[STUDY MATERIAL]
..........
# EavnJeong/IEF-VAD

Measured on AMD Instinct MI355X. Metric: snippets/sec at [B,T=256,d=768], higher is better.
Workload: dtype f32 emulated: exact 3-term bf16 split of both fp32 operands, 6 bf16 MFMA products, fp32 accumulate

## Files before the change

### ief-vad_amd/csrc/gemm_bf16.h

```cpp
#pragma once
#include "common.h"
#include "gemm_f32.h"

typedef __bf16 bf16_t;
typedef __bf16 bf16x8 __attribute__((ext_vector_type(8)));
typedef __bf16 bf16x4 __attribute__((ext_vector_type(4)));

struct GemmBProblem {
    const bf16_t* A;
    const bf16_t* W;
    const float* bias;
    float* C;
    bf16_t* Cb;
    const float* R;
    float* C2;
    const float* amaxA;
    const float* amaxW;
    float* amaxC;
};

struct GemmBArgs {
    GemmBProblem p[2];
    int M, N, K;
    int lda, ldc;
// ... 130 lines not shown
#pragma unroll
    for (int a = 0; a < 2; ++a) {
#pragma unroll
        for (int b = 0; b < 2; ++b)
#pragma unroll
            for (int r = 0; r < 16; ++r)
                E[((r & 3) + 8 * (r >> 2) + 4 * h) * GEMMB_EPI_LD + b * 32 + i] = acc[a][b][r];
#pragma unroll
        for (int u = 0; u < 8; ++u) {
            const int lr = rq + 4 * u;
            f32x4 v = *(const f32x4*)(E + lr * GEMMB_EPI_LD + 4 * cq);
            v = v + bv;
            if (epi == EPI_QKV) v = v * scale;
            else if (epi == EPI_BIAS_RELU) {
#pragma unroll
                for (int e = 0; e < 4; ++e) v[e] = (v[e] < 0.f) ? 0.f : v[e];
            } else if (epi == EPI_BIAS_RESID) v = v + res[a * 8 + u];
            else if (epi == EPI_REFINE) v = res[a * 8 + u] - alpha * v;
            const size_t o = (size_t)(mrow + a * 32 + 4 * u) * ldc + nn;
            if (Cb32) *(f32x4*)(Cb32 + o) = v;
            if (Cb16) {
                bf16x4 w;
#pragma unroll
                for (int e = 0; e < 4; ++e) w[e] = (bf16_t)v[e];
                *(bf16x4*)(Cb16 + o) = w;
            }
        }
    }
}


#define GB2_BARRIER()                       \
    do {                                    \
        asm volatile("" ::: "memory");      \
        __builtin_amdgcn_s_barrier();       \
        asm volatile("" ::: "memory");      \
    } while (0)
#define GB2_BM 128
#define GB2_BN 256
#define GB2_BK 32
#define GB2_SLOT ((GB2_BM + GB2_BN) * 16)
#define GB2_STAGES 3
#define GB2_EPI_LD 132
#define GB2_LDS_BYTES (GB2_STAGES * GB2_SLOT * 4)

#ifndef GB2_NT_STORES
#define GB2_NT_STORES 1
#endif
#if GB2_NT_STORES
#define GB2_STORE(ptr, val) __builtin_nontemporal_store((val), (ptr))
#else
#define GB2_STORE(ptr, val) (*(ptr) = (val))
#endif
template <bool MF16, int PASSES>
__device__ __forceinline__ void gemm_wave_epilogue(const GemmBArgs& args, const GemmBProblem& P, float* smem, int m0, int n0,
                                                   int wrow0, int wcol0, f32x16 (&acc)[PASSES][4],
                                                   f32x4 (&acc16)[2 * PASSES][8], float cscale = 1.0f, float* amax_out = nullptr) {
    const int lane = threadIdx.x & 63, wave = threadIdx.x >> 6;
    const int i = lane & 31, h = lane >> 5;
    const int r16 = lane & 15, q16 = lane >> 4;
    const int epi = args.epi, ldc = args.ldc;
    const float alpha = args.alpha;
    const int rq = lane >> 5, cq = lane & 31;
    const int ncol = n0 + wcol0 + 4 * cq;
    const bool has_resid = (epi == EPI_BIAS_RESID || epi == EPI_REFINE || epi == EPI_GATE);
    float* E = smem + wave * (32 * GB2_EPI_LD);
    const f32x4 bv = *(const f32x4*)(P.bias + ncol);
    float* C32 = P.C;
    bf16_t* C16 = P.Cb;
    int nn = ncol;
    f32x4 scale = {1.f, 1.f, 1.f, 1.f};
    if (epi == EPI_HEADS && ncol >= ldc) { C32 = P.C2; nn = ncol - ldc; }
    if (epi == EPI_QKV && ncol < args.qcols) scale = f32x4{alpha, alpha, alpha, alpha};
    float vmax = 0.f;
    const bool wide16 = C16 && !C32 && !has_resid && !amax_out && (epi == EPI_BIAS || epi == EPI_QKV || epi == EPI_BIAS_RELU);
    if (wide16) {
        const int rq4 = lane >> 4, c8 = lane & 15;
        const int ncol8 = n0 + wcol0 + 8 * c8;
        const f32x4 b0 = *(const f32x4*)(P.bias + ncol8), b1 = *(const f32x4*)(P.bias + ncol8 + 4);
        const float sc = (epi == EPI_QKV && ncol8 < args.qcols) ? alpha : 1.f;
#pragma unroll
        for (int a = 0; a < PASSES; ++a) {
            if constexpr (MF16) {
#pragma unroll
                for (int x = 0; x < 2; ++x)
#pragma unroll
                    for (int b = 0; b < 8; ++b)
#pragma unroll
                        for (int r = 0; r < 4; ++r)
                            E[(x * 16 + 4 * q16 + r) * GB2_EPI_LD + b * 16 + r16] = acc16[2 * a + x][b][r];
            } else {
#pragma unroll
                for (int b = 0; b < 4; ++b)
#pragma unroll
                    for (int r = 0; r < 16; ++r)
                        E[((r & 3) + 8 * (r >> 2) + 4 * h) * GB2_EPI_LD + b * 32 + i] = acc[a][b][r];
            }
#pragma unroll
            for (int u = 0; u < 8; ++u) {
                const int row = rq4 + 4 * u;
                f32x4 v0 = *(const f32x4*)(E + row * GB2_EPI_LD + 8 * c8);
                f32x4 v1 = *(const f32x4*)(E + row * GB2_EPI_LD + 8 * c8 + 4);
                v0 = v0 * cscale + b0;
                v1 = v1 * cscale + b1;
                if (epi == EPI_QKV) { v0 = v0 * sc; v1 = v1 * sc; }
                bf16x8 w;
#pragma unroll
                for (int e = 0; e < 4; ++e) {
                    float x0 = v0[e], x1 = v1[e];
                    if (epi == EPI_BIAS_RELU) { x0 = x0 < 0.f ? 0.f : x0; x1 = x1 < 0.f ? 0.f : x1; }
                    w[e] = (bf16_t)x0;
                    w[4 + e] = (bf16_t)x1;
                }
                GB2_STORE((bf16x8*)(C16 + (size_t)(m0 + wrow0 + a * 32 + row) * ldc + ncol8), w);
            }
        }
        return;
    }
#pragma unroll
    for (int a = 0; a < PASSES; ++a) {
        const int mrow = m0 + wrow0 + a * 32 + rq;
        f32x4 res[16];
        if (has_resid) {
#pragma unroll
            for (int u = 0; u < 16; ++u)
                res[u] = *(const f32x4*)(P.R + (size_t)(mrow + 2 * u) * ldc + ncol);
        }
        if constexpr (MF16) {
#pragma unroll
            for (int x = 0; x < 2; ++x)
#pragma unroll
                for (int b = 0; b < 8; ++b)
#pragma unroll
                    for (int r = 0; r < 4; ++r)
                        E[(x * 16 + 4 * q16 + r) * GB2_EPI_LD + b * 16 + r16] = acc16[2 * a + x][b][r];
        } else {
#pragma unroll
            for (int b = 0; b < 4; ++b)
#pragma unroll
                for (int r = 0; r < 16; ++r)
                    E[((r & 3) + 8 * (r >> 2) + 4 * h) * GB2_EPI_LD + b * 32 + i] = acc[a][b][r];
        }
#pragma unroll
        for (int u = 0; u < 16; ++u) {
            f32x4 v = *(const f32x4*)(E + (rq + 2 * u) * GB2_EPI_LD + 4 * cq);
            v = v * cscale + bv;
            if (epi == EPI_QKV) v = v * scale;
            else if (epi == EPI_BIAS_RELU) {
#pragma unroll
                for (int e = 0; e < 4; ++e) v[e] = (v[e] < 0.f) ? 0.f : v[e];
            } else if (epi == EPI_BIAS_RESID) v = v + res[u];
            else if (epi == EPI_REFINE) v = res[u] - alpha * v;
            else if (epi == EPI_GATE) {
#pragma unroll
                for (int e = 0; e < 4; ++e) v[e] = res[u][e] > 0.f ? alpha * v[e] : 0.f;
            }
            const size_t o = (size_t)(mrow + 2 * u) * ldc + nn;
            if (C32) GB2_STORE((f32x4*)(C32 + o), v);
            if (C16) {
                bf16x4 w;
#pragma unroll
                for (int e = 0; e < 4; ++e) w[e] = (bf16_t)v[e];
                GB2_STORE((bf16x4*)(C16 + o), w);
            }
            if (amax_out) {
#pragma unroll
                for (int e = 0; e < 4; ++e) vmax = amax_fold(vmax, v[e]);
            }
        }
    }
// ... 263 lines not shown
```

### ief-vad_amd/csrc/gemm_f32.h

```cpp
#pragma once
#include "common.h"

enum GemmEpilogue {
    EPI_BIAS = 0,
    EPI_QKV = 1,
    EPI_BIAS_RELU = 2,
    EPI_BIAS_RESID = 3,
    EPI_REFINE = 4,
    EPI_HEADS = 5,
    EPI_GATE = 6,
};

struct GemmProblem {
    const float* A;
    const float* W;
    const float* bias;
    float* C;
    const float* R;
    float* C2;
};

struct GemmArgs {
    GemmProblem p[2];
    int M, N, K;
    int lda, ldc;
    int epi;
    float alpha;
    int qcols;
};

#define GEMM_BM 128
#define GEMM_BN 128
#define GEMM_BK 32


template <int TM, int TN>
__device__ __forceinline__ void gemm_prefetch_residual(const GemmArgs& args, const GemmProblem& P, f32x16 (&res)[TM][TN],
                                                       int m0, int n0, int wr, int wc, int i, int h) {
    const int epi = args.epi, ldc = args.ldc;
    if (epi == EPI_BIAS_RESID || epi == EPI_REFINE) {
#pragma unroll
        for (int b = 0; b < TN; ++b)
#pragma unroll
            for (int a = 0; a < TM; ++a)
#pragma unroll
                for (int r = 0; r < 16; ++r)
                    res[a][b][r] = P.R[(size_t)(m0 + wr * 32 * TM + a * 32 + 4 * h + (r & 3) + 8 * (r >> 2)) * ldc +
                                       n0 + wc * 32 * TN + b * 32 + i];
    }
}

template <int TM, int TN>
__device__ __forceinline__ void gemm_epilogue(const GemmArgs& args, const GemmProblem& P, f32x16 (&acc)[TM][TN],
                                              f32x16 (&res)[TM][TN], int m0, int n0, int wr, int wc, int i, int h) {
    const int epi = args.epi, ldc = args.ldc;
    const float alpha = args.alpha;
#pragma unroll
    for (int b = 0; b < TN; ++b) {
        const int n = n0 + wc * 32 * TN + b * 32 + i;
        const float bv = P.bias[n];
        float* Cb = P.C;
        int nn = n;
        float scale = 1.f;
// ... 350 lines not shown
```

### ief-vad_amd/csrc/gemm_split.h

```cpp
#pragma once
#include "gemm_bf16.h"

#ifndef GS_EXP_NODMA
#define GS_EXP_NODMA 0
#endif
#ifndef GS_EXP_NOSPLIT
#define GS_EXP_NOSPLIT 0
#endif
#ifndef GS_EXP_NOBAR
#define GS_EXP_NOBAR 0
#endif
#ifndef GS_PN
#define GS_PN 6
#endif
#define GS_BM 128
#define GS_BK 32
#define GS_A_SLOT (GS_BM * 32)
#define GS_BN_OF(NA) ((NA) == 4 ? 256 : 128)
#define GS_LDS_BYTES_OF(NA) ((2 * GS_A_SLOT + 2 * 3 * GS_BN_OF(NA) * 16) * 4)
#define GS_BN GS_BN_OF(4)
#define GS_LDS_BYTES GS_LDS_BYTES_OF(4)
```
..........
[WHAT IS EXPECTED]
Show all lines from the records above where the word "void" occurs.

[ANSWER SPACE]
__device__ __forceinline__ void gemm_wave_epilogue(const GemmBArgs& args, const GemmBProblem& P, float* smem, int m0, int n0,
__device__ __forceinline__ void gemm_prefetch_residual(const GemmArgs& args, const GemmProblem& P, f32x16 (&res)[TM][TN],
__device__ __forceinline__ void gemm_epilogue(const GemmArgs& args, const GemmProblem& P, f32x16 (&acc)[TM][TN],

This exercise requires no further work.